- Location of Unterweid
- Unterweid Unterweid
- Coordinates: 50°37′N 10°4′E﻿ / ﻿50.617°N 10.067°E
- Country: Germany
- State: Thuringia
- District: Schmalkalden-Meiningen
- Town: Kaltennordheim

Area
- • Total: 7.13 km^{2} (2.75 sq mi)
- Elevation: 440 m (1,440 ft)

Population (2017-12-31)
- • Total: 417
- • Density: 58.5/km^{2} (151/sq mi)
- Time zone: UTC+01:00 (CET)
- • Summer (DST): UTC+02:00 (CEST)
- Postal codes: 98634
- Dialling codes: 036946

= Unterweid =

Unterweid (/de/, lit. 'Lower Weid', in contrast to "Upper Weid") is a village and a former municipality in the district Schmalkalden-Meiningen, in Thuringia, Germany. Since 1 January 2019, it is part of the town Kaltennordheim. It is the nemesis of its neighbouring town Oberweid.

== Geographical Location ==
Unterweid is a village in the Thuringian Rhön on the border between Hesse and Thuringia. It is located on the state road 1124 with a connection to the federal road 278 to Hilders and lies in the Weidtal valley. Neighbouring villages are Oberweid to the south, the district of Kaltenwestheim to the east, Tann to the north-west and Hilders to the south-west.

== History ==
The village was first mentioned in a document on 9 June 795 (Marburg Archive). The village belonged to the Kaltennordheim office of the County of Henneberg, later to Saxe-Weimar-Eisenach (Eisenach Oberland).

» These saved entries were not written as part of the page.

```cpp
#pragma unroll
  for (int mb = 0; mb < 2; ++mb) {
    const int m = (wave * 2 + mb) * 32 + li;
    const int base = ((m >> 4) * 18 + (m & 15)) * Cin;
    if constexpr (F32) {
      const int nsteps = (K + 1) >> 1;
      const float* wp = (const float*)a.wpack;
      for (int s = 0; s < nsteps; ++s) {
        const float pv = ((const float*)patch)[base + kofft[2 * s + lh]];
#pragma unroll
        for (int nb = 0; nb < 2; ++nb) {
          if (nb < NBLK) acc[mb][nb] = __builtin_amdgcn_mfma_f32_32x32x2f32(wp[(nb * 32 + s) * 64 + lane], pv, acc[mb][nb], 0, 0, 0);
        }
      }
    } else {
      const unsigned char* pb = (const unsigned char*)patch + base * 2;
#pragma unroll
      for (int s = 0; s < NS16; ++s) {
        unsigned w4[4];
#pragma unroll
        for (int q = 0; q < 4; ++q) {
          const unsigned lo = *(const unsigned short*)(pb + koff[s * 8 + 2 * q]);
          const unsigned hi = *(const unsigned short*)(pb + koff[s * 8 + 2 * q + 1]);
          w4[q] = lo | (hi << 16);
        }
        const f32x4_t px = __builtin_bit_cast(f32x4_t, make_uint4(w4[0], w4[1], w4[2], w4[3]));
#pragma unroll
        for (int nb = 0; nb < 2; ++nb)
          if (nb < NBLK) acc[mb][nb] = mfma_step<DT>(wf[nb * NS16 + s], px, acc[mb][nb]);
      }
    }
  }
  (void)KSTEP; (void)ES;

  const int okind = a.out_bf16;
#pragma unroll
  for (int nb = 0; nb < 2; ++nb) {
    const int nbase = nb * 32 + 16 * lh;
    if (nb >= NBLK) continue;
    float s1[16], s2[16];
#pragma unroll
    for (int r = 0; r < 16; ++r) { s1[r] = 0.f; s2[r] = 0.f; }
    const bool live = nbase < a.Cout;
#pragma unroll
    for (int mb = 0; mb < 2; ++mb) {
      const int m = (wave * 2 + mb) * 32 + li;
      const size_t opix = ((size_t)b * a.Ho + (oy0 + (m >> 4))) * a.Wo + (ox0 + (m & 15));
      float x[16], pv[16];
#pragma unroll
      for (int r = 0; r < 16; ++r) { x[r] = acc[mb][nb][r]; pv[r] = 0.f; }
      if (live) {
        if (a.bias) {
#pragma unroll
          for (int j = 0; j < 4; ++j) { const float4 tt = *(const float4*)(a.bias + nbase + 4 * j); pv[4 * j] = tt.x; pv[4 * j + 1] = tt.y; pv[4 * j + 2] = tt.z; pv[4 * j + 3] = tt.w; }
#pragma unroll
          for (int r = 0; r < 16; ++r) x[r] += pv[r];
        }
        store16<true>(a.out, opix * a.out_ld + nbase, x, okind, 16);
#pragma unroll
        for (int r = 0; r < 16; ++r) { const float d = x[r] - pv[r]; s1[r] += d; s2[r] += d * d; }
      }
    }
    if (a.stat_part != nullptr) {
      float w1 = row16_fold(s1, lane), w2 = row16_fold(s2, lane);
      w1 += __shfl_xor(w1, 16, 64);
      w2 += __shfl_xor(w2, 16, 64);
      const int nch = tiles_x * tiles_y * 4, chunk = t * 4 + wave;
      const int n = nbase + row16_fold_reg(li);
      if (li < 16 && n < a.Cout) {
        float* pp = a.stat_part + (((size_t)b * nch + chunk) * a.Cout + n) * 2;
        pp[0] = w1; pp[1] = w2;
      }
    }
  }
}

bool conv_first_applicable(int ks, int stride, const ConvArgs& a, bool gn) {
  const int C = a.C0 + a.C1;
  return ks == 3 && stride == 1 && !a.up && !gn && !a.swish && C >= 1 && C <= 7 && a.Cout >= 16 && a.Cout <= 64 &&
         (a.Cout & 15) == 0 && (a.Ho & 15) == 0 && (a.Wo & 15) == 0 && a.Ho == a.Hs && a.Wo == a.Ws && a.out_ld == a.Cout;
}
hipError_t launch_conv_first(int dtype, const ConvArgs& a, hipStream_t st) {
  const unsigned grid = (unsigned)(a.B * (a.Ho >> 4) * (a.Wo >> 4));
  if (dtype == 1) hipLaunchKernelGGL(k_conv_first<__bf16>, dim3(grid), dim3(256), 0, st, a);
  else if (dtype == 2) hipLaunchKernelGGL(k_conv_first<_Float16>, dim3(grid), dim3(256), 0, st, a);
  else hipLaunchKernelGGL(k_conv_first<float>, dim3(grid), dim3(256), 0, st, a);
  return hipGetLastError();
}

enum ConvFamily { FAM_MFMA, FAM_WS, FAM_IMG };
struct ConvVariant {
  int family, dtype, tile, ks, stride, cpg;
  void (*kern)(const ConvArgs);
  int block, lds_cap;
  int MB, WM, WN, NB;
  int max_px;
  int nit;
  int depth, nbuf;
  bool fuses_stats;
};
static constexpr int kLdsDefault = 64 * 1024, kLdsMax = 160 * 1024;
static constexpr int conv_cpg(int ks) { return ks == 1 ? 2 : 1; }
int conv_chunk_multiple(int ks) { return conv_cpg(ks); }

static constexpr int mfma_max_px(int bm, int ks, int stride, int cpg) {
  if (ks == 1) return bm;
  if (stride == 2) return 400;
  if (cpg == 2) return bm == 256 ? 324 : 220;
  return bm == 256 ? 400 : (bm == 128 ? 220 : 144);
}
template <typename DT, int TILE, int MB, int WM, int WN, int KS, int S = 1, int CPG = conv_cpg(KS)>
constexpr ConvVariant mfma_row() {
  constexpr bool G2 = KS == 3 && CPG == 2;
  constexpr int D = KS == 1 ? 4 : (G2 ? 6 : DSX_RING_DEPTH);
  constexpr int PX = mfma_max_px(32 * MB * WM, KS, S, CPG);
  constexpr int MI = (PX * 4 * CPG + 255) / 256;
  return {FAM_MFMA, Kind<DT>::value, TILE, KS, S, CPG, k_conv_mfma<DT, MB, WM, WN, KS, S, CPG, D, MI>, 256,
          G2 ? kLdsMax : kLdsDefault, MB, WM, WN, 1, PX, MI, 0, 2, MB <= 2};
}

static constexpr int kWsLoaderWaves = 4;
static constexpr int ws_max_px(int bm, int ks) { return ks == 1 ? bm : (bm == 256 ? 324 : (bm == 128 ? 180 : 108)); }
static constexpr int ws_depth(int bm, int ks, int cpg) {
#ifndef DSX_WS_DEPTH_C2_64
#define DSX_WS_DEPTH_C2_64 3
#endif
  if (ks == 3 && cpg == 2) return bm == 64 ? DSX_WS_DEPTH_C2_64 : 2;
  if (ks == 3 && cpg == 4) return 1;
  if (ks == 1 && cpg == 4) return bm == 64 ? 2 : 1;
  return DSX_WS_DEPTH_EXPR;
}
template <typename DT, int TILE, int MB, int WM, int WN, int NB, int KS, int CPG = conv_cpg(KS)>
constexpr ConvVariant ws_row() {
  constexpr int BM = 32 * MB * WM;
  constexpr int D = KS == 1 ? ((NB == 2 || MB == 4) ? DSX_RING_1X1_NB2 : DSX_RING_1X1_NB1) : ((NB == 2 || MB == 4) ? 6 : 18);
  constexpr int PX = ws_max_px(BM, KS);
  constexpr int NIT = (PX * 4 * CPG + kWsLoaderWaves * 64 - 1) / (kWsLoaderWaves * 64);
  constexpr int P = ws_depth(BM, KS, CPG);
  return {FAM_WS, Kind<DT>::value, TILE, KS, 1, CPG, k_conv_ws<DT, MB, WM, WN, NB, KS, CPG, D, NIT, P, kWsLoaderWaves>,
          256 + 64 * kWsLoaderWaves, kLdsMax, MB, WM, WN, NB, PX, NIT, P, ws_nbuf(BM, KS, NB, CPG), true};
}

template <typename DT, int KS, int NPH> constexpr ConvVariant img_row() {
  return {FAM_IMG, Kind<DT>::value, -1, KS, 1, NPH, k_conv_img<DT, KS, NPH>, 512, kLdsMax, 0, 0, 0, 0, 0, 0, 0, 0, true};
}

template <int N> struct ConvVariants {
  ConvVariant row[N];
  constexpr const ConvVariant* begin() const { return row; }
  constexpr const ConvVariant* end() const { return row + N; }
};
template <int... N> constexpr ConvVariants<(N + ...)> concat(const ConvVariants<N>&... parts) {
  ConvVariants<(N + ...)> out{};
  int n = 0;
  auto append = [&](const auto& p) { for (const ConvVariant& v : p) out.row[n++] = v; };
  (append(parts), ...);
  return out;
}

template <typename DT> constexpr ConvVariants<34> variants_of() {
  return {{
      mfma_row<DT, TILE_256x128, 8, 1, 4, 1>(), mfma_row<DT, TILE_256x128, 8, 1, 4, 3>(),
      mfma_row<DT, TILE_128x128, 4, 1, 4, 1>(), mfma_row<DT, TILE_128x128, 4, 1, 4, 3>(),
      mfma_row<DT, TILE_64x128, 2, 1, 4, 1>(), mfma_row<DT, TILE_64x128, 2, 1, 4, 3>(),
      mfma_row<DT, TILE_256x64, 4, 2, 2, 1>(), mfma_row<DT, TILE_256x64, 4, 2, 2, 3>(),
      mfma_row<DT, TILE_128x64, 2, 2, 2, 1>(), mfma_row<DT, TILE_128x64, 2, 2, 2, 3>(),
      mfma_row<DT, TILE_128x64, 2, 2, 2, 3, 1, 2>(),
      mfma_row<DT, TILE_64x64, 1, 2, 2, 1>(), mfma_row<DT, TILE_64x64, 1, 2, 2, 3>(),
      mfma_row<DT, TILE_64x64, 1, 2, 2, 3, 2>(),
      mfma_row<DT, TILE_128x32, 1, 4, 1, 1>(), mfma_row<DT, TILE_128x32, 1, 4, 1, 3>(),
      mfma_row<DT, TILE_128x32, 1, 4, 1, 3, 1, 2>(), mfma_row<DT, TILE_256x32, 2, 4, 1, 3, 1, 2>(),
      ws_row<DT, TILE_64x128, 2, 1, 4, 1, 1>(), ws_row<DT, TILE_64x128, 2, 1, 4, 1, 3>(),
      ws_row<DT, TILE_64x128, 2, 1, 4, 1, 1, 4>(),
      ws_row<DT, TILE_64x128, 2, 1, 4, 1, 3, 2>(),
      ws_row<DT, TILE_64x128, 2, 1, 4, 1, 3, 4>(),
      ws_row<DT, TILE_128x64, 2, 2, 2, 1, 1>(), ws_row<DT, TILE_128x64, 2, 2, 2, 1, 3>(),
      ws_row<DT, TILE_256x64, 4, 2, 2, 1, 3>(),
      ws_row<DT, TILE_64x64, 1, 2, 2, 1, 1>(), ws_row<DT, TILE_64x64, 1, 2, 2, 1, 3>(),
      img_row<DT, 1, 2>(), img_row<DT, 1, 4>(), img_row<DT, 1, 8>(),
      img_row<DT, 3, 2>(), img_row<DT, 3, 4>(), img_row<DT, 3, 8>(),
  }};
}
template <typename DT> constexpr ConvVariants<4> ws_nb2_variants() {
  return {{ws_row<DT, TILE_128x128, 2, 2, 2, 2, 1>(), ws_row<DT, TILE_128x128, 2, 2, 2, 2, 3>(),
           ws_row<DT, TILE_128x128, 2, 2, 2, 2, 1, 4>(), ws_row<DT, TILE_128x128, 2, 2, 2, 2, 3, 2>()}};
}
static constexpr auto kVariants = concat(variants_of<float>(), variants_of<__bf16>(), variants_of<_Float16>(),
                                         ws_nb2_variants<__bf16>(), ws_nb2_variants<_Float16>());

static constexpr int kKeySlots = 3 * 3 * (TILE_COUNT + 1) * 2 * 2 * 4;
static constexpr int key_slot(int family, int dtype, int tile, int ks, int stride, int cpg) {
  const int c = cpg == 1 ? 0 : (cpg == 2 ? 1 : (cpg == 4 ? 2 : (cpg == 8 ? 3 : -1)));
  if (family < 0 || family > FAM_IMG || dtype < 0 || dtype > 2 || tile < -1 || tile >= TILE_COUNT || (ks != 1 && ks != 3) ||
      (stride != 1 && stride != 2) || c < 0)
    return -1;
  return ((((family * 3 + dtype) * (TILE_COUNT + 1) + tile + 1) * 2 + ks / 2) * 2 + stride - 1) * 4 + c;
}
struct VariantIndex { short row[kKeySlots]; bool unique; };
static constexpr VariantIndex index_variants() {
  VariantIndex ix{};
  for (short& r : ix.row) r = -1;
  ix.unique = true;
  short n = 0;
  for (const ConvVariant& v : kVariants) {
    const int s = key_slot(v.family, v.dtype, v.tile, v.ks, v.stride, v.cpg);
    if (s < 0 || ix.row[s] >= 0) ix.unique = false;
    else ix.row[s] = n;
    ++n;
  }
  return ix;
}
static constexpr VariantIndex kIndex = index_variants();
static_assert(kIndex.unique, "kVariants: two rows share a key, or a key is outside key_slot's ranges");
static const ConvVariant* find_variant(int family, int dtype, int tile, int ks, int stride, int cpg) {
  const int s = key_slot(family, dtype, tile, ks, stride, cpg);
  return s >= 0 && kIndex.row[s] >= 0 ? &kVariants.row[kIndex.row[s]] : nullptr;
// ... 188 lines not shown
```

Measured before the change: 2.797 images/s.

## Interleave weight prefetch and next-phase conversion into 8x8 conv prologue and MFMA loop

Restructures the k_conv_img kernel for 8x8 images. Weight loads are spread across the GroupNorm-stat prologue in scheduled slices instead of issued up front, dropping the special all-weights path for two phases. Conversion of the next phase's activations into LDS is folded into the MFMA step loop, and the raw buffers ping-pong between phases. It also adds timestamp stamps on two threads. The aim is to hide global-load latency and prologue work behind compute, at the cost of higher register pressure and more scheduling constraints.

Measured after the change: 2.833 images/s (median of 6 runs). 1.01x the previous value.

```diff
diff --git a/diffsplitting_amd/csrc/dsx_conv.hip b/diffsplitting_amd/csrc/dsx_conv.hip
--- a/diffsplitting_amd/csrc/dsx_conv.hip
+++ b/diffsplitting_amd/csrc/dsx_conv.hip
@@ -1225,6 +1225,7 @@
 }
 
 
+#define IMG_STAMP(i) do { DSX_STAMP_T((i), tid == 0); DSX_STAMP_T(32 + (i), tid == 448); } while (0)
 template <typename DT, int KS, int NPH>
 __global__ __launch_bounds__(512, 1) void k_conv_img(const ConvArgs a) {
   constexpr int KC = Chunk<DT>::KC;
@@ -1237,8 +1238,10 @@
   constexpr int NSTEP = TAPS * 2;
   constexpr int D = NSTEP;
   constexpr int MAXP = NPH;
-  constexpr bool ALLW = NPH == 2;
   static_assert(NSTEP % D == 0, "ring depth divides the steps of a phase");
+  constexpr int WTOP0 = D < 4 ? D : 4;
+  constexpr int WREST = D - WTOP0;
+  constexpr int WSLOTS = 2 * MAXP + 4;
   extern __shared__ __attribute__((aligned(16))) unsigned char lds[];
 
   const int tid = threadIdx.x, lane = tid & 63;
@@ -1250,7 +1253,7 @@
   unsigned char* img = lds + wave * (2 * IMGB);
   float* aff = (float*)(lds + 8 * 2 * IMGB) + wave * (8 * 2 * KC);
 
-  DSX_STAMP(0);
+  IMG_STAMP(0);
   if (KS == 3) {
     for (int q = lane; q < 360; q += 64) {
       const int bufi = q >= 180, r = q - 180 * bufi, bp = r / 5, u = r - 5 * bp;
@@ -1273,23 +1276,21 @@
       raw[i] = *(const uint4*)(src + (((size_t)b * 64 + px) * Cs + cl + u * CPU) * ES);
     }
   };
-  auto convert_store = [&](int p, const uint4 (&raw)[4]) __attribute__((always_inline)) {
+  auto convert_prep = [&](int p, float (&sc)[CPU], float (&sh)[CPU]) __attribute__((always_inline)) {
+    const int u = lane & 3;
+    if (a.has_gn) {
+#pragma unroll
+      for (int j = 0; j < CPU; ++j) { sc[j] = aff[p * 2 * KC + u * CPU + j]; sh[j] = aff[p * 2 * KC + KC + u * CPU + j]; }
+    }
+  };
+  auto convert_unit = [&](int p, const uint4& raw, int i, const float (&sc)[CPU], const float (&sh)[CPU]) __attribute__((always_inline)) {
     unsigned char* buf = img + (p & 1) * IMGB;
-    const int u = lane & 3;
-    float sc[CPU], sh[CPU];
-    if (a.has_gn) {
-#pragma unroll
-      for (int j = 0; j < CPU; ++j) { sc[j] = aff[p * 2 * KC + u * CPU + j]; sh[j] = aff[p * 2 * KC + KC + u * CPU + j]; }
-    }
-#pragma unroll
-    for (int i = 0; i < 4; ++i) {
-      const int px = (lane + 64 * i) >> 2;
-      float v[CPU];
-      Unit<DT>::unpack(raw[i], v);
-      if (a.has_gn) affine_vec(v, sc, sh);
-      if (a.swish) swish_vec(v);
-      *(uint4*)(buf + ((px >> 3) + PAD) * RB + ((px & 7) + PAD) * PIXB + u * 16) = Unit<DT>::pack(v);
-    }
+    const int u = lane & 3, px = (lane + 64 * i) >> 2;
+    float v[CPU];
+    Unit<DT>::unpack(raw, v);
+    if (a.has_gn) affine_vec(v, sc, sh);
+    if (a.swish) swish_vec(v);
+    *(uint4*)(buf + ((px >> 3) + PAD) * RB + ((px & 7) + PAD) * PIXB + u * 16) = Unit<DT>::pack(v);
   };
 
   uint2 glo[MAXP], ghi[MAXP];
@@ -1311,7 +1312,6 @@
   }
   uint4 raw0[4], raw1[4];
   load_raw(0, raw0);
-  if (nphase > 1) load_raw(1, raw1);
 
   const unsigned char* wbase = (const unsigned char*)a.wpack + (size_t)nb * a.kchunks * (NSTEP * 1024) + lane * 16;
   int pn = 0, sn = 0;
@@ -1320,22 +1320,23 @@
     if (++sn == NSTEP) { sn = 0; ++pn; }
     return v;
   };
-  uint4 wq[D], wq1[ALLW ? D : 1];
-#pragma unroll
-  for (int j = 0; j < D; ++j) wq[j] = load_w();
-  if constexpr (ALLW) {
-    if (nphase > 1) {
-#pragma unroll
-      for (int j = 0; j < D; ++j) wq1[j] = load_w();
-    }
-  }
-  DSX_STAMP(1);
-
-  if (a.has_gn) {
-    const int cpg = C / a.gn_groups;
-    double gs[MAXP], gq[MAXP];
-#pragma unroll
-    for (int p = 0; p < MAXP; ++p) {
+  uint4 wq[D];
+  auto issue_w = [&](auto g_) __attribute__((always_inline)) {
+    constexpr int G = decltype(g_)::value;
+    constexpr int lo = G < 0 ? 0 : WTOP0 + WREST * G / WSLOTS, hi = G < 0 ? WTOP0 : WTOP0 + WREST * (G + 1) / WSLOTS;
+    __builtin_amdgcn_sched_barrier(0);
+    static_for<hi - lo>([&](auto j_) __attribute__((always_inline)) {
+      wq[lo + decltype(j_)::value] = load_w();
+    });
+    __builtin_amdgcn_sched_barrier(0);
+  };
+  issue_w(std::integral_constant<int, -1>{});
+  IMG_STAMP(1);
+
+  double gs[MAXP], gq[MAXP];
+  static_for<MAXP>([&](auto p_) __attribute__((always_inline)) {
+    constexpr int p = decltype(p_)::value;
+    if (a.has_gn) {
       const int pp = p < nphase ? p : nphase - 1;
       const int cb = ((pp * 8 + wave) * KC) & ~63, c = cb + lane;
       const bool first = cb < a.C0;
@@ -1344,6 +1345,9 @@
       const double d1 = __builtin_bit_cast(double, ((unsigned long long)ghi[p].y << 32) | ghi[p].x);
       gs[p] = pf32 ? (double)__builtin_bit_cast(float, glo[p].x) : d0;
       gq[p] = pf32 ? (double)__builtin_bit_cast(float, glo[p].y) : d1;
+#ifdef DSX_STAMPS
+      if constexpr (p == 0) { asm volatile("" :: "v"(gs[0]), "v"(gq[0])); IMG_STAMP(19); }
+#endif
       if (nch > 1 && p < nphase) {
         const char* part = (const char*)(first ? a.gn_part0 : a.gn_part1);
         const int Cs = first ? a.C0 : a.C1, cl = first ? c : c - a.C0;
@@ -1357,10 +1361,15 @@
       if (piv.bias || piv.film)
         stat_unshift(gs[p], gq[p], (double)stat_pivot(piv, b, first ? c : c - a.C0), (double)(a.Hs * a.Ws));
     }
+    issue_w(std::integral_constant<int, p>{});
+    if constexpr (p == 0) { if (nphase > 1) load_raw(1, raw1); }
+  });
+  {
+    const int cpg = a.has_gn ? C / a.gn_groups : 1;
     const float inv_n = 1.0f / (64.0f * (float)cpg);
-#pragma unroll
-    for (int p = 0; p < MAXP; ++p) {
-      if (p < nphase) {
+    static_for<MAXP>([&](auto p_) __attribute__((always_inline)) {
+      constexpr int p = decltype(p_)::value;
+      if (a.has_gn && p < nphase) {
         const int c0 = (p * 8 + wave) * KC, c = (c0 & ~63) + lane;
         float s = (float)gs[p], q = (float)gq[p];
         for (int o = 1; o < cpg; o <<= 1) { s += __shfl_xor(s, o, 64); q += __shfl_xor(q, o, 64); }
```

Unterweid was affected by witch hunts in 1624: Margaretha Kleinpeter was caught up in a witch trial and burned to death.

On 1 January 2019, Unterweid was incorporated into the town of Kaltennordheim along with six other villages in the Hohe Rhön administrative community.

It is widely known, that Unterweid has a history of eating frogs.

== Politics ==
The Unterweid municipal council was most recently made up of six councillors. The honorary mayor Christel Bittorf-Rasch was elected on 27 June 2004 and remained in office until the village was incorporated into Kaltennordheim. She has served as the district mayor since 1 January 2019.